Data records:
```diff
@@ -1269,3 +1273,17 @@
     if (!out8) return fail(ctx, TSAR_ERR_INVALID, "out8 is NULL");
     return run_counters(ctx, 8, out8, [&](unsigned long long* dc) { return launch_sweep_census(ctx, colour & 1, dc); });
 }
+extern "C" int tsar_selftest_prune_census(tsar_ctx* ctx, int on, uint32_t* out32) {
+    CHECK_CTX(ctx);
+    TSAR_HIP_TRY(ctx, hipStreamSynchronize(ctx->stream));
+    if (on) {
+        if (!ctx->prune_counts) TSAR_HIP_TRY(ctx, hipMalloc((void**)&ctx->prune_counts, 32 * sizeof(uint32_t)));
+        TSAR_HIP_TRY(ctx, hipMemset(ctx->prune_counts, 0, 32 * sizeof(uint32_t)));
+        return TSAR_OK;
+    }
+    if (!ctx->prune_counts) return fail(ctx, TSAR_ERR_INVALID, "no prune census is running");
+    if (out32) TSAR_HIP_TRY(ctx, hipMemcpy(out32, ctx->prune_counts, 32 * sizeof(uint32_t), hipMemcpyDeviceToHost));
+    TSAR_HIP_TRY(ctx, hipFree(ctx->prune_counts));
+    ctx->prune_counts = nullptr;
+    return TSAR_OK;
+}
diff --git a/tsar-mvs_amd/csrc/tsar_dev.h b/tsar-mvs_amd/csrc/tsar_dev.h
--- a/tsar-mvs_amd/csrc/tsar_dev.h
+++ b/tsar-mvs_amd/csrc/tsar_dev.h
@@ -73,6 +73,7 @@
 #define TSAR_V_BUF 131072
 #define TSAR_V_MIX 2097152
 #define TSAR_V_GEOM 16777216
+#define TSAR_V_PRUNE 67108864
 #define TSAR_V_REDRAW 33554432
 
 struct PlaneBuf {
@@ -125,6 +126,10 @@
     int call_launch = 0;
     int memo_mode = 1;
     int compact_from = 6;
+    int prune = 1;
+    int prune_steps = 2;
+    int prune_from = 1;
+    uint32_t* prune_counts = nullptr;
     std::vector<tsar_camera> cams;
     bool views_u8 = false;
     float4* resize4 = nullptr;
```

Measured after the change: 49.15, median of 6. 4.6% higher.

▶ _WORK TO COMPLETE_: Set down the records above once more, exactly as given.

▶ _RESULT OF THE EXERCISE_:
```diff
@@ -1269,3 +1273,17 @@
     if (!out8) return fail(ctx, TSAR_ERR_INVALID, "out8 is NULL");
     return run_counters(ctx, 8, out8, [&](unsigned long long* dc) { return launch_sweep_census(ctx, colour & 1, dc); });
 }
+extern "C" int tsar_selftest_prune_census(tsar_ctx* ctx, int on, uint32_t* out32) {
+    CHECK_CTX(ctx);
+    TSAR_HIP_TRY(ctx, hipStreamSynchronize(ctx->stream));
+    if (on) {
+        if (!ctx->prune_counts) TSAR_HIP_TRY(ctx, hipMalloc((void**)&ctx->prune_counts, 32 * sizeof(uint32_t)));
+        TSAR_HIP_TRY(ctx, hipMemset(ctx->prune_counts, 0, 32 * sizeof(uint32_t)));
+        return TSAR_OK;
+    }
+    if (!ctx->prune_counts) return fail(ctx, TSAR_ERR_INVALID, "no prune census is running");
+    if (out32) TSAR_HIP_TRY(ctx, hipMemcpy(out32, ctx->prune_counts, 32 * sizeof(uint32_t), hipMemcpyDeviceToHost));
+    TSAR_HIP_TRY(ctx, hipFree(ctx->prune_counts));
+    ctx->prune_counts = nullptr;
+    return TSAR_OK;
+}
diff --git a/tsar-mvs_amd/csrc/tsar_dev.h b/tsar-mvs_amd/csrc/tsar_dev.h
--- a/tsar-mvs_amd/csrc/tsar_dev.h
+++ b/tsar-mvs_amd/csrc/tsar_dev.h
@@ -73,6 +73,7 @@
 #define TSAR_V_BUF 131072
 #define TSAR_V_MIX 2097152
 #define TSAR_V_GEOM 16777216
+#define TSAR_V_PRUNE 67108864
 #define TSAR_V_REDRAW 33554432
 
 struct PlaneBuf {
@@ -125,6 +126,10 @@
     int call_launch = 0;
     int memo_mode = 1;
     int compact_from = 6;
+    int prune = 1;
+    int prune_steps = 2;
+    int prune_from = 1;
+    uint32_t* prune_counts = nullptr;
     std::vector<tsar_camera> cams;
     bool views_u8 = false;
     float4* resize4 = nullptr;
```

Measured after the change: 49.15, median of 6. 4.6% higher.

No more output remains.